[Supplied data]

@@ -294,6 +314,62 @@
         return host;
     fail(c, DEME_ERR_HIP, "a detection's read-back failed: %s", hipGetErrorString(e));
     return nullptr;
+}
+
+struct MailReq {
+    unsigned long long* dev = nullptr;
+    uint32_t stamp = 0;
+    bool on = false;
+};
+static MailReq mail_request(deme_ctx* c, size_t slot, bool on) {
+    MailReq m;
+    if (!on)
+        return m;
+    m.on = true;
+    if (++c->mailStamp == 0)
+        ++c->mailStamp;
+    m.stamp = c->mailStamp;
+    if (c->mailbox != 2)
+        m.dev = reinterpret_cast<unsigned long long*>(c->pinDev + slot);
+    return m;
+}
+#ifdef DEME_MAIL_TIMES
+#define DEME_MAIL_TIMED(c, slot, t0)                                                                                                     \
+    fprintf(stderr, "mail_wait slot %zu: %.1f us\n", (size_t)(slot),                                                                       \
+            std::chrono::duration<double, std::micro>(std::chrono::steady_clock::now() - (t0)).count())
+#else
+#define DEME_MAIL_TIMED(c, slot, t0) (void)0
+#endif
+template <typename T>
+const T* mail_wait(deme_ctx* c, size_t slot, uint32_t stamp, hipStream_t st, uint32_t* small = nullptr) {
+    static_assert(sizeof(T) % 8 == 0, "a mail payload is whole words of 8 bytes");
+    const uint64_t* word = pin_at<uint64_t>(c, slot + sizeof(T));
+    auto arrived = [&]() {
+        const uint64_t w = __atomic_load_n(word, __ATOMIC_ACQUIRE);
+        if ((uint32_t)(w >> 32) != stamp)
+            return false;
+        if (small)
+            *small = (uint32_t)w;
+        return true;
+    };
+    const auto t0 = std::chrono::steady_clock::now();
+    int asked = 0;
+    for (int it = 0;; it++) {
+        if (arrived()) {
+            DEME_MAIL_TIMED(c, slot, t0);
+            return pin_at<T>(c, slot);
+        }
+        if ((it & 255) == 255) {
+            const auto ms = std::chrono::duration_cast<std::chrono::milliseconds>(std::chrono::steady_clock::now() - t0).count();
+            if (ms >= 5)
+                return nullptr;
+            if (ms > asked) {
+                asked = (int)ms;
+                if (hipStreamQuery(st) != hipErrorNotReady)
+                    return arrived() ? pin_at<T>(c, slot) : nullptr;
+            }
+        }
+    }
 }
 
 int ensure(deme_ctx* c, DevBuf& b, size_t bytes, bool keep = false) {
@@ -589,8 +665,10 @@
     uint32_t P = 0;
     uint32_t nStats = 0, compactBlocks = 0;
     uint64_t raw = 0, segMax = 0;
+    bool statsPending = false;
     DetectCounters hc{};
 };
+inline bool mail_on(const deme_ctx* c, const DetectRun& d) { return c->mailbox && c->spinSync && !d.async; }
 inline unsigned bin_id_bits(const deme_ctx* c) { return bits_for((uint64_t)c->hp.nbX * c->hp.nbY * c->hp.nbZ, 32); }
 
 void open_key_arena(deme_ctx* c, DetectRun& d) {
@@ -602,13 +680,30 @@
     d.ar.ctr = d.segmented ? blk->segCtr : &blk->c.nContactsRaw;
 }
 
+int take_status(deme_ctx* c, DetectRun& d, uint32_t status) {
+    if (!d.statusSeen)
+        if (int rc = status_to_error(c, status & ~DEME_ST_INCIDENCE))
+            return rc;
+    d.statusSeen = true;
+    return DEME_OK;
+}
 const DetectHead* read_detect_counters(deme_ctx* c, DetectRun& d, size_t bytes) {
     const DetectHead* hh = read_back<DetectHead>(c, PIN_DETECT, c->ctr.p, d.st, !d.async, bytes);
-    if (!hh || (!d.statusSeen && status_to_error(c, hh->c.status & ~DEME_ST_INCIDENCE)))
+    if (!hh || take_status(c, d, hh->c.status))
         return nullptr;
-    d.statusSeen = true;
     d.hc = hh->c;
     return hh;
+}
+int read_incidence_total(deme_ctx* c, DetectRun& d, const MailReq& m) {
+    uint32_t status = 0;
+    if (m.on)
+        if (const unsigned long long* total = mail_wait<unsigned long long>(c, PIN_MAIL_INC, m.stamp, d.st, &status)) {
+            if (int rc = take_status(c, d, status))
+                return rc;
+            d.hc.nIncidence = *total, d.hc.status = status;
+            return DEME_OK;
+        }
+    return read_detect_counters(c, d, sizeof(DetectCounters)) ? DEME_OK : (int)c->lastStatus;
 }
 
 int detect_sphere_incidences(deme_ctx* c, DetectRun& d) {
@@ -623,13 +718,15 @@
         hipLaunchKernelGGL(k_sphere_prep, dim3(grid_for(nS)), dim3(256), 0, d.st, c->dp, d.ow, c->spheres.as<SphereRec>(),
                            c->geo.as<GeoRec>(), c->binLo.as<uint4>(), c->binN.as<uint2>(), c->binPartial.as<uint32_t>(), d.ar,
                            c->ctr.as<DetectCounters>(), c->sphFam.as<uint16_t>());
+        const MailReq mail = mail_request(c, PIN_MAIL_INC, mail_on(c, d));
         hipLaunchKernelGGL(k_scan_small, dim3(1), dim3(DEME_SCAN_T), 0, d.st, c->binPartial.as<uint32_t>(), c->binPartial.as<uint32_t>(),
-                           grid_for(nS), &c->ctr.as<DetectBlock>()->c.nIncidence);
+                           grid_for(nS), &c->ctr.as<DetectBlock>()->c.nIncidence, mail.dev, mail.stamp,
+                           (const DetectCounters*)c->ctr.as<DetectCounters>());
         const bool early = c->incCap != 0;
         if (early)
             fill_incidence();
-        if (!read_detect_counters(c, d, sizeof(DetectCounters)))
-            return c->lastStatus;
+        if (int rc = read_incidence_total(c, d, mail))
+            return rc;
         if (d.hc.status & DEME_ST_INCIDENCE)
             return fail(c, DEME_ERR_OVERFLOW,
                         "a sphere touches more than %u bins (margin far larger than the bin size): the incidence list cannot be built",
@@ -721,22 +818,55 @@
 }
 int detect_close_arena(deme_ctx* c, DetectRun& d) {
     d.compactBlocks = 0;
+    d.statsPending = false;
+    MailReq mail;
     if (d.segmented) {
+        mail = mail_request(c, PIN_MAIL_KEYS, mail_on(c, d) && d.statusSeen);
         d.compactBlocks = (uint32_t)std::min<uint64_t>(grid_for(std::max<uint64_t>(c->lastSegMax + c->lastSegMax / 8 + 1024, 1)), grid_for(d.ar.segCap));
         hipLaunchKernelGGL(k_compact_keys, dim3(d.compactBlocks, DEME_KEY_SEGS), dim3(256), 0, d.st, c->keysRaw.as<uint64_t>(), d.ar.segCap,
-                           c->ctr.as<DetectBlock>(), 0u, c->keysSorted[c->keysCur ^ 1].as<uint64_t>(), c->binStat.as<uint2>(), d.nStats);
-    }
-    const DetectHead* hh = read_detect_counters(c, d, d.segmented ? sizeof(DetectHead) : sizeof(DetectCounters));
-    if (!hh)
-        return c->lastStatus;
+                           c->ctr.as<DetectBlock>(), 0u, c->keysSorted[c->keysCur ^ 1].as<uint64_t>(), c->binStat.as<uint2>(), d.nStats,
+                           mail.dev, mail.stamp);
+        if (mail.on) {
+            HIPCK(hipMemcpyAsync(pin_at<DetectCounters>(c, PIN_BINSTAT), c->ctr.p, sizeof(DetectCounters), hipMemcpyDeviceToHost, d.st));
+            HIPCK(hipEventRecord(c->statEvent, d.st));
+            d.statsPending = true;
+        }
+    }
+    const unsigned long long* seg = nullptr;
+    if (mail.on)
+        if (const SegCounts* sc = mail_wait<SegCounts>(c, PIN_MAIL_KEYS, mail.stamp, d.st))
+            seg = sc->n;
+    if (!seg) {
+        const DetectHead* hh = read_detect_counters(c, d, d.segmented ? sizeof(DetectHead) : sizeof(DetectCounters));
+        if (!hh)
+            return c->lastStatus;
+        seg = hh->segCount;
+    }
     d.raw = d.hc.nContactsRaw, d.segMax = 0;
     if (d.segmented) {
         d.raw = 0;
         for (uint32_t g = 0; g < DEME_KEY_SEGS; g++) {
-            d.raw += hh->segCount[g];
-            d.segMax = std::max<uint64_t>(d.segMax, hh->segCount[g]);
+            d.raw += seg[g];
+            d.segMax = std::max<uint64_t>(d.segMax, seg[g]);
         }
     }
+    return DEME_OK;
+}
+int take_bin_stats(deme_ctx* c, DetectRun& d) {
+    hipError_t e = hipErrorNotReady;
+    const auto t0 = std::chrono::steady_clock::now();
+    for (int it = 0; e == hipErrorNotReady; it++) {
+        e = hipEventQuery(c->statEvent);
+        if ((it & 255) == 255 && std::chrono::steady_clock::now() - t0 > std::chrono::milliseconds(5))
+            break;
+    }
+    if (e == hipErrorNotReady)
+        e = hipEventSynchronize(c->statEvent);
+    if (e != hipSuccess)
+        return fail(c, DEME_ERR_HIP, "a detection's read-back failed: %s", hipGetErrorString(e));
+    const DetectCounters* s = pin_at<DetectCounters>(c, PIN_BINSTAT);
+    d.hc.nActiveBins = s->nActiveBins, d.hc.maxInBin = s->maxInBin;
+    d.statsPending = false;
     return DEME_OK;
 }
 
@@ -762,7 +892,7 @@
         if (grid_for(d.segMax) > d.compactBlocks)
             hipLaunchKernelGGL(k_compact_keys, dim3((unsigned)grid_for(d.segMax) - d.compactBlocks, DEME_KEY_SEGS), dim3(256), 0, st,
                                c->keysRaw.as<uint64_t>(), d.ar.segCap, c->ctr.as<DetectBlock>(), d.compactBlocks,
-                               c->keysSorted[next].as<uint64_t>(), (const uint2*)nullptr, 0u);
+                               c->keysSorted[next].as<uint64_t>(), (const uint2*)nullptr, 0u, (unsigned long long*)nullptr, 0u);
         if (d.raw)
             rawKeys = c->keysSorted[next].as<uint64_t>();
     }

[/Supplied data]

▸ Exercise
Copy verbatim, from the listing above, each line from the one containing "sphere touches more" down to the one containing "d) && d.statusSeen);", inclusive.

▸ Task response
                         "a sphere touches more than %u bins (margin far larger than the bin size): the incidence list cannot be built",
@@ -721,22 +818,55 @@
 }
 int detect_close_arena(deme_ctx* c, DetectRun& d) {
     d.compactBlocks = 0;
+    d.statsPending = false;
+    MailReq mail;
     if (d.segmented) {
+        mail = mail_request(c, PIN_MAIL_KEYS, mail_on(c, d) && d.statusSeen);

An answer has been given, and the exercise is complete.